Thursday, March 3, 2011

Visionary


It seems to me that the word visionary is used a lot these days, often to describe someone with a great idea. A completely different use of the word that fascinates me is in relation to art. Visionary or outsider artists are self-taught individuals, who don't necessarily self-identify as artists, but who create work out of a strong personal vision. Often their creation is obsessive, abundant, prolific, exuberant, religious, childlike, or uninhibited, and it begs taking a closer look and learning the story of the creator.

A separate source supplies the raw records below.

template <int MT>
__device__ __forceinline__ void hc_gram_masked(const unsigned (&pk)[MT][4], unsigned* lds, int lane) {
  auto mask_op = [&](int c) {
    return i4_t{(int)((pk[c][0] >> 2) & 0x01010101u), (int)((pk[c][1] >> 2) & 0x01010101u),
                (int)((pk[c][2] >> 2) & 0x01010101u), (int)((pk[c][3] >> 2) & 0x01010101u)};
  };
  auto add = [&](int tile, const i4_t& z) {
    const unsigned w0 = (unsigned)z[0] | ((unsigned)z[1] << 16), w1 = (unsigned)z[2] | ((unsigned)z[3] << 16);
    __hip_atomic_fetch_add(lds + (tile * 2 + 0) * 64 + lane, w0, __ATOMIC_RELAXED, __HIP_MEMORY_SCOPE_WORKGROUP);
    __hip_atomic_fetch_add(lds + (tile * 2 + 1) * 64 + lane, w1, __ATOMIC_RELAXED, __HIP_MEMORY_SCOPE_WORKGROUP);
  };
#pragma unroll
  for (int c = 0; c < MT; ++c) {
    const i4_t mc = mask_op(c);
#pragma unroll
    for (int r = 0; r < MT; ++r) {
      const i4_t a = i4_t{(int)pk[r][0], (int)pk[r][1], (int)pk[r][2], (int)pk[r][3]};
      add(r * MT + c, __builtin_amdgcn_mfma_i32_16x16x64_i8(a, mc, i4_t{0, 0, 0, 0}, 0, 0, 0));
      if (r <= c) {
        const i4_t mr = (r == c) ? mc : mask_op(r);
        add(MT * MT + r * MT - r * (r - 1) / 2 + (c - r), __builtin_amdgcn_mfma_i32_16x16x64_i8(mr, mc, i4_t{0, 0, 0, 0}, 0, 0, 0));
      }
    }
    __builtin_amdgcn_sched_barrier(0);
  }
  __hip_atomic_fetch_or(lds + hc_pq_words(MT) + 64 * MT, 1u, __ATOMIC_RELAXED, __HIP_MEMORY_SCOPE_WORKGROUP);
}

template <int MT>
__device__ __forceinline__ void hc_group_end(const unsigned (&pk)[MT][4], i4_t (&accS)[MT * (MT + 1) / 2], unsigned& anym,
                                             unsigned* lds, int lane) {
  hc_gram<MT>(pk, accS);
  if (__builtin_amdgcn_ballot_w64(anym != 0u) != 0ull) hc_gram_masked<MT>(pk, lds, lane);
  anym = 0u;
}

template <int MT, int DEPTH, bool NT>
__device__ __forceinline__ void suffstat_hc_body(const GeneDesc& gd, const NullTile& nt, long long N, long long ld,
                                                 int d, unsigned* lds) {
  const int lane = threadIdx.x & 63;
  const int v = lane & 15, q = lane >> 4;
  const int wpart = blockIdx.x;
  if (wpart >= gd.n_wparts) return;
  constexpr int kPQ = hc_pq_words(MT);
#pragma unroll 4
  for (int w = lane; w < kPQ; w += 64) lds[w] = 0u;
#pragma unroll
  for (int c = 0; c < MT; ++c) lds[kPQ + 64 * c + lane] = (lane & 2) ? 0xffffffffu : 0u;
  if (lane < 4) lds[kPQ + 64 * MT + lane] = 0u;
  const HcMaskCtx mc{lds + kPQ + 4 * v, lds + kPQ + 64 * MT};
  unsigned anym = 0u;
  const long long nsteps = ld >> 4;
  const long long s_begin = (long long)wpart * gd.steps_per_wpart;
  long long s_end = s_begin + gd.steps_per_wpart;
  if (s_end > nsteps) s_end = nsteps;
  if (s_begin >= s_end) return;
  const int M = gd.M;
  auto uniform = [](const void* p) {
    const unsigned long long a = (unsigned long long)p;
    const unsigned lo = __builtin_amdgcn_readfirstlane((unsigned)a);
    const unsigned hi = __builtin_amdgcn_readfirstlane((unsigned)(a >> 32));
    return (void*)(((unsigned long long)hi << 32) | lo);
  };
  const unsigned gbytes = (unsigned)((unsigned long long)M * (unsigned long long)ld * 8ull);
  const __amdgpu_buffer_rsrc_t rg = __builtin_amdgcn_make_buffer_rsrc(uniform(gd.G), 0, gbytes, 0x00020000);
  const unsigned xbytes = (unsigned)((unsigned long long)(d + 1) * (unsigned long long)ld * 8ull);
  const __amdgpu_buffer_rsrc_t rx = __builtin_amdgcn_make_buffer_rsrc(uniform(nt.base), 0, xbytes, 0x00020000);
  const unsigned lane_off = (unsigned)(q * 32);
  const unsigned col_bytes = (unsigned)((unsigned long long)ld * 8ull);
  unsigned vbase[MT];
#pragma unroll
  for (int c = 0; c < MT; ++c) {
    const int col = c * 16 + v;
    vbase[c] = (col < M) ? (unsigned)col * col_bytes + lane_off : 0x80000000u;
  }
  const unsigned xbase = (v <= d) ? (unsigned)v * col_bytes + lane_off : 0x80000000u;
  unsigned fx[MT];
#pragma unroll
  for (int c = 0; c < MT; ++c) fx[c] = ((gd.pflip[c] >> v) & 1) ? 0x02020202u : 0u;

  d4_t accT[MT];
  i4_t accS[MT * (MT + 1) / 2];
  unsigned cs[MT], pk[MT][4];
#pragma unroll
  for (int c = 0; c < MT; ++c) {
    accT[c] = d4_t{0.0, 0.0, 0.0, 0.0};
    cs[c] = 0;
  }
#pragma unroll
  for (int t = 0; t < MT * (MT + 1) / 2; ++t) accS[t] = i4_t{0, 0, 0, 0};
  HcBurden bu{0.0, 0.0, 0u, 0u};

  long long s = s_begin;
  const long long full = N >> 4;
  const long long s_fast_end = (s_end < full) ? s_end : full;
  constexpr int U = (DEPTH == 3) ? 12 : 4;
  const long long n_fast = (s_fast_end > s_begin) ? (s_fast_end - s_begin) / U : 0;
  if constexpr (DEPTH == 1) {
   if (n_fast > 0) {
    unsigned voff[MT];
#pragma unroll
    for (int c = 0; c < MT; ++c) voff[c] = vbase[c] + (unsigned)(s_begin * 128);
    unsigned xoff = xbase + (unsigned)(s_begin * 128);
    u4_t glo[MT], ghi[MT], xlo[2], xhi[2];
#pragma unroll
    for (int c = 0; c < MT; ++c) {
      glo[c] = __builtin_bit_cast(u4_t, __builtin_amdgcn_raw_buffer_load_b128(rg, voff[c], 0, NT ? 2 : 0));
      ghi[c] = __builtin_bit_cast(u4_t, __builtin_amdgcn_raw_buffer_load_b128(rg, voff[c] + 16, 0, NT ? 2 : 0));
    }
    xlo[0] = __builtin_bit_cast(u4_t, __builtin_amdgcn_raw_buffer_load_b128(rx, xoff, 0, 0));
    xhi[0] = __builtin_bit_cast(u4_t, __builtin_amdgcn_raw_buffer_load_b128(rx, xoff + 16, 0, 0));
    for (long long it = 0; it < n_fast; ++it) {
#pragma unroll
      for (int u = 0; u < 4; ++u) {
        xlo[(u + 1) & 1] = __builtin_bit_cast(u4_t, __builtin_amdgcn_raw_buffer_load_b128(rx, xoff + (u + 1) * 128, 0, 0));
        xhi[(u + 1) & 1] = __builtin_bit_cast(u4_t, __builtin_amdgcn_raw_buffer_load_b128(rx, xoff + (u + 1) * 128 + 16, 0, 0));
        __builtin_amdgcn_sched_barrier(0);
        const double xv[4] = {hc_dbl(xlo[u & 1][0], xlo[u & 1][1]), hc_dbl(xlo[u & 1][2], xlo[u & 1][3]),
                              hc_dbl(xhi[u & 1][0], xhi[u & 1][1]), hc_dbl(xhi[u & 1][2], xhi[u & 1][3])};
        unsigned h = 0;
#pragma unroll
        for (int c = 0; c < MT; ++c) {
          unsigned p, m;
          hc_row<false>(glo[c], ghi[c], xv, accT[c], p, m, cs[c], fx[c], h, true);
          if (m) hc_note_masked(glo[c], ghi[c], m, mc.oa + 64 * c);
          if (hc_code3(p)) __hip_atomic_fetch_or(mc.flag, 2u, __ATOMIC_RELAXED, __HIP_MEMORY_SCOPE_WORKGROUP);
          pk[c][u] = p | (m << 2);
          anym |= m;
          glo[c] = __builtin_bit_cast(u4_t, __builtin_amdgcn_raw_buffer_load_b128(rg, voff[c] + (u + 1) * 128, 0, NT ? 2 : 0));
          ghi[c] = __builtin_bit_cast(u4_t, __builtin_amdgcn_raw_buffer_load_b128(rg, voff[c] + (u + 1) * 128 + 16, 0, NT ? 2 : 0));
          __builtin_amdgcn_sched_barrier(0);
        }
        hc_finish<false>(h, xv, bu, 0xffffffffu);
        if (u == 3) hc_group_end<MT>(pk, accS, anym, lds, lane);
        __builtin_amdgcn_sched_barrier(0);
      }
#pragma unroll
      for (int c = 0; c < MT; ++c) voff[c] += 4 * 128;
      xoff += 4 * 128;
    }
    s += n_fast * U;
   }
  } else if (n_fast > 0) {
    unsigned voff[MT];
#pragma unroll
    for (int c = 0; c < MT; ++c) voff[c] = vbase[c] + (unsigned)(s_begin * 128);
    unsigned xoff = xbase + (unsigned)(s_begin * 128);
    HcStep<MT> f[DEPTH];
#pragma unroll
    for (int u = 0; u < DEPTH - 1; ++u) hc_issue<MT, NT>(f[u], rg, voff, rx, xoff, u * 128);
    for (long long it = 0; it < n_fast; ++it) {
#pragma unroll
      for (int u = 0; u < U; ++u) {
        hc_issue<MT, NT>(f[(u + DEPTH - 1) % DEPTH], rg, voff, rx, xoff, (u + DEPTH - 1) * 128);
        __builtin_amdgcn_sched_barrier(0);
        hc_step<MT, false>(f[u % DEPTH], u & 3, accT, pk, cs, fx, bu, true, 0xffffffffu, anym, mc);
        if ((u & 3) == 3) hc_group_end<MT>(pk, accS, anym, lds, lane);
        __builtin_amdgcn_sched_barrier(0);
      }
#pragma unroll
      for (int c = 0; c < MT; ++c) voff[c] += U * 128;
      xoff += U * 128;
    }
    s += n_fast * U;
  }
  while (s < s_end) {
#pragma unroll
    for (int c = 0; c < MT; ++c) pk[c][0] = pk[c][1] = pk[c][2] = pk[c][3] = 0u;
    auto one = [&](const int T, long long su) {
      const bool valid = su < s_end;
      const long long sc = valid ? su : s_end - 1;
      unsigned voff[MT];
#pragma unroll
      for (int c = 0; c < MT; ++c) voff[c] = vbase[c] + (unsigned)(sc * 128);
      HcStep<MT> f;
      hc_issue<MT, false>(f, rg, voff, rx, xbase + (unsigned)(sc * 128), 0);
      unsigned vmask = 0u;
      const long long smp = sc * 16 + q * 4;
#pragma unroll
      for (int l = 0; l < 4; ++l) vmask |= (valid && smp + l < N) ? (0xffu << (8 * l)) : 0u;
      hc_step<MT, true>(f, T, accT, pk, cs, fx, bu, valid, vmask, anym, mc);
    };
    one(0, s);
    one(1, s + 1);
    one(2, s + 2);
    one(3, s + 3);
    hc_group_end<MT>(pk, accS, anym, lds, lane);
    s += 4;
  }

  double* out = gd.parts + (long long)wpart * gd.Mp * gd.Cp;
  const int Cp = gd.Cp;
  {
    int t = 0;
#pragma unroll
    for (int r = 0; r < MT; ++r)
#pragma unroll
      for (int c = r; c < MT; ++c, ++t) {
        const int col = c * 16 + v;
        if (col < M) {
#pragma unroll
          for (int i = 0; i < 4; ++i) out[(long long)(r * 16 + q * 4 + i) * Cp + col] = (double)accS[t][i];
        }
      }
  }
#pragma unroll
  for (int r = 0; r < MT; ++r) {
#pragma unroll
    for (int i = 0; i < 4; ++i) {
      const int row = r * 16 + q + 4 * i;
      if (M + v < Cp) out[(long long)row * Cp + M + v] = accT[r][i];
      if (M + 16 + v < Cp) out[(long long)row * Cp + M + 16 + v] = 0.0;
    }
  }
  long long cnt_w = ((s_end * 16 < N) ? s_end * 16 : N) - s_begin * 16;
  if (cnt_w < 0) cnt_w = 0;
  double* cst = gd.colstat + (long long)wpart * kHcColstatRows * gd.Mp;
  const unsigned wflag = lds[kPQ + 64 * MT];
  {
    int t = 0;
#pragma unroll
    for (int c = 0; c < MT; ++c) {
      unsigned sc = cs[c];
      sc += __shfl_xor(sc, 16, 64);
      sc += __shfl_xor(sc, 32, 64);
      const i4_t dg = accS[t];
      const int sel = (lane & 3) == 0 ? dg[0] : ((lane & 3) == 1 ? dg[1] : ((lane & 3) == 2 ? dg[2] : dg[3]));
      const int diag = __shfl(sel, v + 16 * (v >> 2), 64);
      const int tq = MT * MT + t;
      const unsigned qw = lds[(tq * 2 + ((v >> 1) & 1)) * 64 + v + 16 * (v >> 2)];
      const long long nm = (long long)((qw >> (16 * (v & 1))) & 0xffffu);
      t += MT - c;
      const long long sm = (long long)sc, hh = (long long)diag - 16 * nm, n2 = (hh - sm) / 2, n1 = 2 * sm - hh,
                      n0 = cnt_w - n1 - n2 - nm;
      const double mn = n0 > 0 ? 0.0 : (n1 > 0 ? 1.0 : (n2 > 0 ? 2.0 : INFINITY));
      const double mx = n2 > 0 ? 2.0 : (n1 > 0 ? 1.0 : (n0 > 0 ? 0.0 : -INFINITY));
      if (lane < 16) {
        const int j = c * 16 + lane;
        cst[j] = (double)sm;
        cst[gd.Mp + j] = mn;
        cst[2 * gd.Mp + j] = mx;
        cst[3 * gd.Mp + j] = (double)nm;
        const unsigned* w = lds + kPQ + 64 * c + 4 * lane;
        unsigned long long* bits = reinterpret_cast<unsigned long long*>(cst);
        bits[4 * gd.Mp + j] = ((unsigned long long)w[1] << 32) | w[0];
        bits[5 * gd.Mp + j] = ((unsigned long long)w[3] << 32) | w[2];
      }
    }
  }
  if (gd.wflags && lane == 0) gd.wflags[wpart] = wflag;
  if ((wflag & 1u) && gd.pq) {
    unsigned* dst = gd.pq + (long long)wpart * kPQ;
#pragma unroll 4
    for (int w = lane; w < kPQ; w += 64) dst[w] = lds[w];
  }
  if (gd.bparts) {
    double ac = bu.a_cmc, az = bu.a_zeg;
    ac += __shfl_xor(ac, 16, 64);
    az += __shfl_xor(az, 16, 64);
    ac += __shfl_xor(ac, 32, 64);
    az += __shfl_xor(az, 32, 64);
    unsigned zz = bu.zz, cn = bu.cnt;
    zz += __shfl_xor(zz, 16, 64);
    cn += __shfl_xor(cn, 16, 64);
    zz += __shfl_xor(zz, 32, 64);
    cn += __shfl_xor(cn, 32, 64);
    const int rl = 3 + d;
    double* bp = gd.bparts + (long long)wpart * 2 * rl;
    if (lane <= d) {
      const int k = (lane == d) ? 0 : 3 + lane;
      bp[k] = ac;
      bp[rl + k] = az;
    }
    if (lane == 0) {
      bp[1] = (double)cn;
      bp[2] = (double)cn;
      bp[rl + 1] = (double)zz;
      bp[rl + 2] = (double)cn;
    }
  }
}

Rebecca Alban Hoffberger, a visionary in her own right, founded the American Visionary Art Museum in Baltimore in late 1995, and I had the distinct pleasure of visiting it last week. What a magical, unique, exuberant, inspiring place! Everywhere you look from the moment you arrive is filled with examples of someone's artistic expression/obsession, from the mirrored mosaic schoolbus to the entry greeting of a floor inlayed with toothbrushes spelling out "Smile".

The current exhibit at the museum is called "What Makes Us Smile" and is filled with works expressing the curators' idiosyncratic perspective of what is funny, highbrow to low, pithy or trashy, poignant or teasing. It is impossible to go through the exhibit without smiling, laughing or raucously guffawing, not the normal responses one expects to have in a museum.

To quote Langston Hughes,“Humor is laughing at what you haven't got when you ought to have it.” But this show - and this museum - gives it (humor) to you where you ought to have it, as expressed by artists, by writers, and by the wonderful vision of a remarkable woman who demanded that inspired outsider artists be noticed.